(Supplied data)

# Brochu/RayTrace-WE-GPU

Hardware: AMD Instinct MI355X
Metric: Msamples/sec (pixels x spp) at 1920x1080 spp=100 depth=50 (higher is better)
Workload: dtype f32

## Files before the change

raytrace-we-gpu_amd/csrc/rtx_api.hip:

```cpp
#include <hip/hip_runtime.h>

#include <algorithm>
#include <cmath>
#include <cstdio>
#include <cstring>
#include <new>
#include <string>
#include <vector>

#include "../../include/rtx.h"
#include "rtx_internal.h"
#include "rtx_prefilter.h"

namespace {

thread_local std::string g_last_error;

int fail(int code, const std::string &msg) {
    g_last_error = msg;
    return code;
}

int hip_fail(hipError_t e, const char *what) {
    return fail(RTX_ERR_HIP, std::string(what) + ": " + hipGetErrorString(e));
// ... 724 lines not shown
    if (c->chain_n != 0 && std::memcmp(f, &c->chain_frame, sizeof *f) != 0) c->chain_n = 0;
    c->frame = *f;
    c->have_frame = true;
    return RTX_OK;
}

uint32_t rtx_part_rows(uint32_t height, uint32_t tile_rows, uint32_t part, uint32_t nparts) {
    if (tile_rows == 0 || nparts == 0 || part >= nparts) return 0;
    const uint32_t tiles = (height + tile_rows - 1) / tile_rows;
    if (part >= tiles) return 0;
    const uint32_t my_tiles = (tiles - part + nparts - 1) / nparts;
    uint32_t rows = my_tiles * tile_rows;
    const uint32_t last_tile = part + (my_tiles - 1) * nparts;
    if (last_tile == tiles - 1) rows -= tiles * tile_rows - height;
    return rows;
}

struct RefineArgs {
    const float4 *chain_in;
    float4 *chain_out;
    uint32_t samples, out_n;
    uint32_t *cost_map;
    uint32_t carry_spp;
};
static size_t chain_bytes(size_t px) { return px * (sizeof(float4) + sizeof(uint32_t)); }
static uint32_t *cost_map_of(const rtx_ctx *c) { return reinterpret_cast<uint32_t *>(c->d_chain + c->chain_pixels); }
static bool cost_map_valid(const rtx_ctx *c) { return c->d_chain && c->chain_n != 0 && c->cost_s_prev != 0; }
static int render_impl(rtx_ctx *c, uint32_t tile_rows, uint32_t part, uint32_t nparts, void *d_out,
                       float4 *accum, uint32_t accum_frames, uint32_t frame_index,
                       const RefineArgs *refine = nullptr);

static size_t sched_state_off(size_t npix) { return (2 * npix + 2 * rtx::kCostBuckets + rtx::kSchedWords + 3) & ~(size_t)3; }
constexpr uint32_t kPromCap = 65536;

int rtx_render_rows(rtx_ctx *c, uint32_t tile_rows, uint32_t part, uint32_t nparts, void *d_out) {
    if (!c) return fail(RTX_ERR_INVALID, "rtx_render_rows: null ctx");
    return render_impl(c, tile_rows, part, nparts, d_out, nullptr, 0, c->frame.frame_index);
}

int rtx_accumulate(rtx_ctx *c, int reset) {
    if (!c) return fail(RTX_ERR_INVALID, "rtx_accumulate: null ctx");
    if (!c->have_frame) return fail(RTX_ERR_STATE, "rtx_accumulate: no frame set");
    int rc = set_device(c);
    if (rc) return rc;
    const size_t px = (size_t)c->frame.width * c->frame.height;
    if (reset || c->accum_frames == 0 || !c->d_accum || c->accum_pixels != px) {
        if (!c->d_accum || c->accum_pixels != px) {
            RTX_HIP(hipStreamSynchronize(c->stream));
            (void)hipFree(c->d_accum);
            c->d_accum = nullptr;
            c->accum_pixels = 0;
            RTX_HIP(hipMalloc(&c->d_accum, px * sizeof(float4)));
            c->accum_pixels = px;
        }
        RTX_HIP(hipMemsetAsync(c->d_accum, 0, px * sizeof(float4), c->stream));
        c->accum_frames = 0;
    }
    rc = render_impl(c, 1, 0, 1, nullptr, c->d_accum, c->accum_frames + 1, c->accum_frames);
    if (rc == RTX_OK) c->accum_frames++;
    return rc;
}

uint32_t rtx_accumulated_frames(rtx_ctx *c) { return c ? c->accum_frames : 0; }

int rtx_render_sum(rtx_ctx *c, uint32_t frame_index, void *d_sum) {
    if (!c) return fail(RTX_ERR_INVALID, "rtx_render_sum: null ctx");
// ... 99 lines not shown
        p.chain_in = refine->chain_in;
        p.chain_out = refine->chain_out;
        p.out_n = refine->out_n;
    }

    if (c->ev_count == c->events.size()) {
        EventPair &old = c->events[c->ev_head];
        const hipError_t q = hipEventQuery(old.stop);
        if (q == hipSuccess) {
            float t = 0.0f;
            RTX_HIP(hipEventElapsedTime(&t, old.start, old.stop));
            c->ms_folded += t;
            c->ev_head = (c->ev_head + 1) % c->events.size();
            c->ev_count--;
        } else if (q == hipErrorNotReady) {
            std::vector<EventPair> grown(2 * c->events.size());
            for (size_t i = 0; i < c->ev_count; ++i) grown[i] = c->events[(c->ev_head + i) % c->events.size()];
            c->events.swap(grown);
            c->ev_head = 0;
        } else {
            return hip_fail(q, "hipEventQuery");
        }
    }
    EventPair &ev = c->events[(c->ev_head + c->ev_count) % c->events.size()];
    if (!ev.start) RTX_HIP(hipEventCreate(&ev.start));
    if (!ev.stop) RTX_HIP(hipEventCreate(&ev.stop));
    RTX_HIP(hipEventRecord(ev.start, c->stream));
    const size_t npix = (size_t)rows * f.width;
    if (c->sched_pixels < npix) {
        RTX_HIP(hipStreamSynchronize(c->stream));
        (void)hipFree(c->d_sched);
        c->d_sched = nullptr;
        c->sched_pixels = 0;
        RTX_HIP(hipMalloc(&c->d_sched,
                          (sched_state_off(npix) + 4 * npix + 8 * (size_t)kPromCap + 5 * npix) * sizeof(uint32_t)));
        RTX_HIP(hipMemsetAsync(c->d_sched + sched_state_off(npix) + 4 * npix, 0,
                               8 * (size_t)kPromCap * sizeof(uint32_t), c->stream));
        c->sched_pixels = npix;
    }
    const size_t ps_need = rtx::ps_scratch_floats(p);
    if (ps_need > c->ps_floats) {
        RTX_HIP(hipStreamSynchronize(c->stream));
        (void)hipFree(c->d_ps);
        c->d_ps = nullptr;
        c->ps_floats = 0;
        RTX_HIP(hipMalloc(&c->d_ps, ps_need * sizeof(float)));
        c->ps_floats = ps_need;
    }
    rtx::KSchedule sched;
    sched.ps_scratch = c->d_ps;
    sched.ps_floats = c->ps_floats;
    sched.cost = c->d_sched;
    sched.perm = c->d_sched + c->sched_pixels;
    sched.buckets = c->d_sched + 2 * c->sched_pixels;
    sched.state = reinterpret_cast<float4 *>(c->d_sched + sched_state_off(c->sched_pixels));
    sched.npix = (uint32_t)c->sched_pixels;
    sched.nbuckets = rtx::kCostBuckets;
    sched.tune = c->tune;
    if (!c->aux_stream) {
        RTX_HIP(hipStreamCreateWithFlags(&c->aux_stream, hipStreamNonBlocking));
        RTX_HIP(hipEventCreateWithFlags(&c->ev_fork, hipEventDisableTiming));
        RTX_HIP(hipEventCreateWithFlags(&c->ev_join, hipEventDisableTiming));
    }
    sched.aux = c->aux_stream;
    sched.prom_q = c->d_sched + sched_state_off(c->sched_pixels) + 4 * c->sched_pixels;
    sched.prom_cap = kPromCap;
    sched.stage = reinterpret_cast<float4 *>(sched.prom_q + 8 * (size_t)kPromCap);
    sched.inv = sched.prom_q + 8 * (size_t)kPromCap + 4 * c->sched_pixels;
    sched.epoch = (uint32_t)++c->epoch;
    sched.ev_fork = c->ev_fork;
    sched.ev_join = c->ev_join;
    sched.cost_map = refine ? refine->cost_map : nullptr;
    sched.carry_spp = refine ? refine->carry_spp : 0u;
    hipError_t e = rtx::launch_render(p, sched, c->stream);
    if (e != hipSuccess) return hip_fail(e, "launch_render");
    RTX_HIP(hipEventRecord(ev.stop, c->stream));
    c->ev_count++;
    c->launches++;
    c->samples += (uint64_t)rows * f.width * p.spp;
    return RTX_OK;
}

int rtx_render(rtx_ctx *c) { return rtx_render_rows(c, 1, 0, 1, nullptr); }
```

(End Supplied data)

Exercise instructions: Where a line of the data holds "nullptr", show that line.

Solution to this exercise:
                       const RefineArgs *refine = nullptr);
    return render_impl(c, tile_rows, part, nparts, d_out, nullptr, 0, c->frame.frame_index);
            c->d_accum = nullptr;
    rc = render_impl(c, 1, 0, 1, nullptr, c->d_accum, c->accum_frames + 1, c->accum_frames);
        c->d_sched = nullptr;
        c->d_ps = nullptr;
    sched.cost_map = refine ? refine->cost_map : nullptr;
int rtx_render(rtx_ctx *c) { return rtx_render_rows(c, 1, 0, 1, nullptr); }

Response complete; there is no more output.